Esse novo universo que passei a frequentar tem diversas curiosidades e especificidades sejam nos papeis que cada um exerce, como nos sentimentos que estes papeis fazem brotar nos corações destes atores e daqueles que fazem parte do seu mundo – família e empresa. 

Imaginemos uma situação ideal: Um pai, no papel de pai, adorando, dando amor e carinho nos dias comuns, trazendo o pão nosso de cada dia, pagando as despesas, viagem com amigas, cinema, ensinando do básico a ser um ser humano melhor, mas também brigando, dizendo NÃO, você não é todo mundo, colocando de castigo, … e de repente realizamos que ele tem um outro, e novo papel para seu filho: o de dono do negócio. 

Uma vida paralela onde a posição dele norteia a vida de vários seres humanos, sua opinião, seu olhar, sua forma de condução, suas ideias, seus destemperos, suas agonias, seus medos, suas alegrias, conquistas e vitorias se tornam parte de um outro ser humano que até então não conhecia. 

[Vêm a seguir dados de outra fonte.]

diff --git a/cuda-sdr_amd/csrc/kernels/fir_fft.hip b/cuda-sdr_amd/csrc/kernels/fir_fft.hip
--- a/cuda-sdr_amd/csrc/kernels/fir_fft.hip
+++ b/cuda-sdr_amd/csrc/kernels/fir_fft.hip
@@ -6,6 +6,7 @@
 
 #include <atomic>
 #include <cmath>
+#include <new>
 
 
 namespace gsdr_amd {
@@ -49,6 +50,7 @@
   uint64_t mixStep;
   int32_t outAligned;
   int32_t complexTaps;
+  const void* tables;
 };
 
 __device__ __forceinline__ f2 tapAt(const Args& a, int j) {
@@ -333,10 +335,12 @@
 
 constexpr int kMixT = 8 * 64;
 
-template <int D, int IN, bool MIX = false>
+template <int D, int IN, bool MIX = false, int NW = kWaves>
 constexpr size_t ldsBytes() {
-  return (size_t)(D * 8 * 64 + kTw + kWaves * scratchComplex<D>(IN) + (MIX ? kMixT : 0)) * sizeof(f2);
-}
+  return (size_t)(D * 8 * 64 + kTw + NW * scratchComplex<D>(IN) + (MIX ? kMixT : 0)) * sizeof(f2);
+}
+template <int D>
+constexpr int kTableUnits = (D * 8 * 64 + kTw) / 2;
 
 template <int D, int IN, int NW = kWaves, bool MIX = false>
 __device__ void buildTables(const Args& a, f2* twAll, const Lds& L, int w, int l, f2* mixT = nullptr) {
@@ -653,24 +657,31 @@
 #define GSDR_FFT_XCD_D 0
 #endif
 
-template <int D, int IN, int EPI, bool MIX = false>
-__global__ void __launch_bounds__(kThreads) firFftKernel(Args a) {
+template <int D, int IN, int EPI, bool MIX = false, int NW = kWaves>
+__global__ void __launch_bounds__(NW * kWave) firFftKernel(Args a) {
   extern __shared__ __attribute__((aligned(16))) f2 lds[];
   const int w = __builtin_amdgcn_readfirstlane(threadIdx.x >> 6), l = threadIdx.x & 63;
   f2* twAll = lds + D * 8 * 64;
-  f2* mixT = twAll + kTw + kWaves * scratchComplex<D>(IN);
+  f2* mixT = twAll + kTw + NW * scratchComplex<D>(IN);
   Lds L;
   L.g = reinterpret_cast<f4*>(lds);
   L.tw = reinterpret_cast<const f4*>(twAll) + l;
   L.scratch = twAll + kTw + w * scratchComplex<D>(IN);
-  buildTables<D, IN, kWaves, MIX>(a, twAll, L, w, l, mixT);
+  if (!MIX && a.tables != nullptr) {
+    const f4* src = reinterpret_cast<const f4*>(a.tables);
+    f4* dst = reinterpret_cast<f4*>(lds);
+    for (int n = threadIdx.x; n < kTableUnits<D>; n += NW * kWave) dst[n] = src[n];
+    __syncthreads();
+  } else {
+    buildTables<D, IN, NW, MIX>(a, twAll, L, w, l, mixT);
+  }
 #if GSDR_FFT_STAMPS
   const unsigned long long st0 = __builtin_amdgcn_s_memtime(), rt0 = __builtin_amdgcn_s_memrealtime();
 #endif
 
-  const int64_t stride = (int64_t)gridDim.x * kWaves;
+  const int64_t stride = (int64_t)gridDim.x * NW;
   const int grp = GSDR_FFT_XCD_D ? xcdGroup((int)blockIdx.x, (int)gridDim.x) : (int)blockIdx.x;
-  for (int64_t b = (int64_t)grp * kWaves + w; b < a.nBlocks; b += stride) {
+  for (int64_t b = (int64_t)grp * NW + w; b < a.nBlocks; b += stride) {
     Rows<D, IN> R;
     loadRows<D>(a, b, R, L.scratch, l);
     f2 t[8];
@@ -694,7 +705,7 @@
   }
 #if GSDR_FFT_STAMPS
   const unsigned long long st1 = __builtin_amdgcn_s_memtime(), rt1 = __builtin_amdgcn_s_memrealtime();
-  const int slot = (int)blockIdx.x * kWaves + w;
+  const int slot = (int)blockIdx.x * NW + w;
   if (l == 0 && slot < kStampWaves) {
     unsigned long long* s = gFftStamps + 4 * slot;
     s[0] = st0;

Bem-vindo ao mundo adulto empresarial. 

Esse papel certamente já foi vivido por você, ou talvez tenha assistido de um parente próximo. Família e empresa apesar de estarem fisicamente em dimensões diferentes, precisam caminhar juntas. Porém muitas vezes há um emaranhado de sentimentos, emoções complexas dentre os relacionamentos que entrelaçam aquele grupo familiar onde seus caminhos buscam a prosperidade da empresa e da família, o que nem sempre acontece de forma simples e sem conflitos.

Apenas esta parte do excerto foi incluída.